*WHAT NEEDS TO BE DONE*.
Which of the lines below include "native"? Each one should be copied out.
━━━━━━━━━━━━━━━━━━━━
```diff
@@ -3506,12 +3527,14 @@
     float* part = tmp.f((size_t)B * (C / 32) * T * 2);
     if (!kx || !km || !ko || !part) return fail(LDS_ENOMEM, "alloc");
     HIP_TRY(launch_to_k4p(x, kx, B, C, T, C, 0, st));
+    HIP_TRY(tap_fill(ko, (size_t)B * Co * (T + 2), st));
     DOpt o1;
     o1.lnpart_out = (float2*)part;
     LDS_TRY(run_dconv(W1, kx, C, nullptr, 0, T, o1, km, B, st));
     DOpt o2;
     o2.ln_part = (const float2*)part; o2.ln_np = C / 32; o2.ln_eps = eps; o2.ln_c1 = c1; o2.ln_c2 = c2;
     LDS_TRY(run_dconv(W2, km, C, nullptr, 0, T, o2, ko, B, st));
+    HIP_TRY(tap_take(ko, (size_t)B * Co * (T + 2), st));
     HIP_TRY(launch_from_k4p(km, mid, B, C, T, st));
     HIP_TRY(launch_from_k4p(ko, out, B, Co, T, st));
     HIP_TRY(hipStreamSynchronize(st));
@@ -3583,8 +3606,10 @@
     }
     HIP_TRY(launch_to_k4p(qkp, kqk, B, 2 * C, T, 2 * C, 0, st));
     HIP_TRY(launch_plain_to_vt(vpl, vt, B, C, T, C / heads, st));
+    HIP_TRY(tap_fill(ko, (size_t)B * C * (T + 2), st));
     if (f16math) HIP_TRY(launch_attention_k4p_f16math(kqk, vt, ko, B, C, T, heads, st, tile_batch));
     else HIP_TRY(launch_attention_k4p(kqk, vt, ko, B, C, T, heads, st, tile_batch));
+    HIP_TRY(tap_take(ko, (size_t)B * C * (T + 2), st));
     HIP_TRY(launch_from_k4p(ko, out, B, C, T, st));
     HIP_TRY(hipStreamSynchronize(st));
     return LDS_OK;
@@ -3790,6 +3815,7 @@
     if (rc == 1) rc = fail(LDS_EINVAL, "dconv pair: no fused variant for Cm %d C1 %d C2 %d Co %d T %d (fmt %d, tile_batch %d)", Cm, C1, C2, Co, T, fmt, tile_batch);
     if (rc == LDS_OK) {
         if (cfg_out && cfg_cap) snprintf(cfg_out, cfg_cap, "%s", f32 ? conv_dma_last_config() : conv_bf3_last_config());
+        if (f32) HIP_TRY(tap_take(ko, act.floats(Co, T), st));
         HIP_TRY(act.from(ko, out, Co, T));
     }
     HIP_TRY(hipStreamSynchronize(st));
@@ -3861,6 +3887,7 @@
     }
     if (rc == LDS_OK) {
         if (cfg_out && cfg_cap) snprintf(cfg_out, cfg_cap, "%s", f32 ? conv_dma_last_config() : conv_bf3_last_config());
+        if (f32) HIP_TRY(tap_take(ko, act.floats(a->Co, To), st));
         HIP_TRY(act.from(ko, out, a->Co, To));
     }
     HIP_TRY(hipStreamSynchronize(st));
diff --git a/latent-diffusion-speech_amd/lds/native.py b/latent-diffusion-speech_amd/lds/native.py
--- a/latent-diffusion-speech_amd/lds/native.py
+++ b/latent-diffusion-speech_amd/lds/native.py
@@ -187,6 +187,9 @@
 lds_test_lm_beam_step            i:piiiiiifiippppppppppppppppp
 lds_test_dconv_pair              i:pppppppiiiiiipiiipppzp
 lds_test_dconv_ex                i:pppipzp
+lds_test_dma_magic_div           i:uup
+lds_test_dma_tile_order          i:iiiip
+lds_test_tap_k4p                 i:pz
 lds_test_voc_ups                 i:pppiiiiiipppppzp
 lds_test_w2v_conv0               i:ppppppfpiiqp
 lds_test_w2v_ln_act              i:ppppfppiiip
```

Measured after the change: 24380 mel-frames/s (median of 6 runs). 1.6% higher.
━━━━━━━━━━━━━━━━━━━━
*ANSWER SPACE*.
diff --git a/latent-diffusion-speech_amd/lds/native.py b/latent-diffusion-speech_amd/lds/native.py
--- a/latent-diffusion-speech_amd/lds/native.py
+++ b/latent-diffusion-speech_amd/lds/native.py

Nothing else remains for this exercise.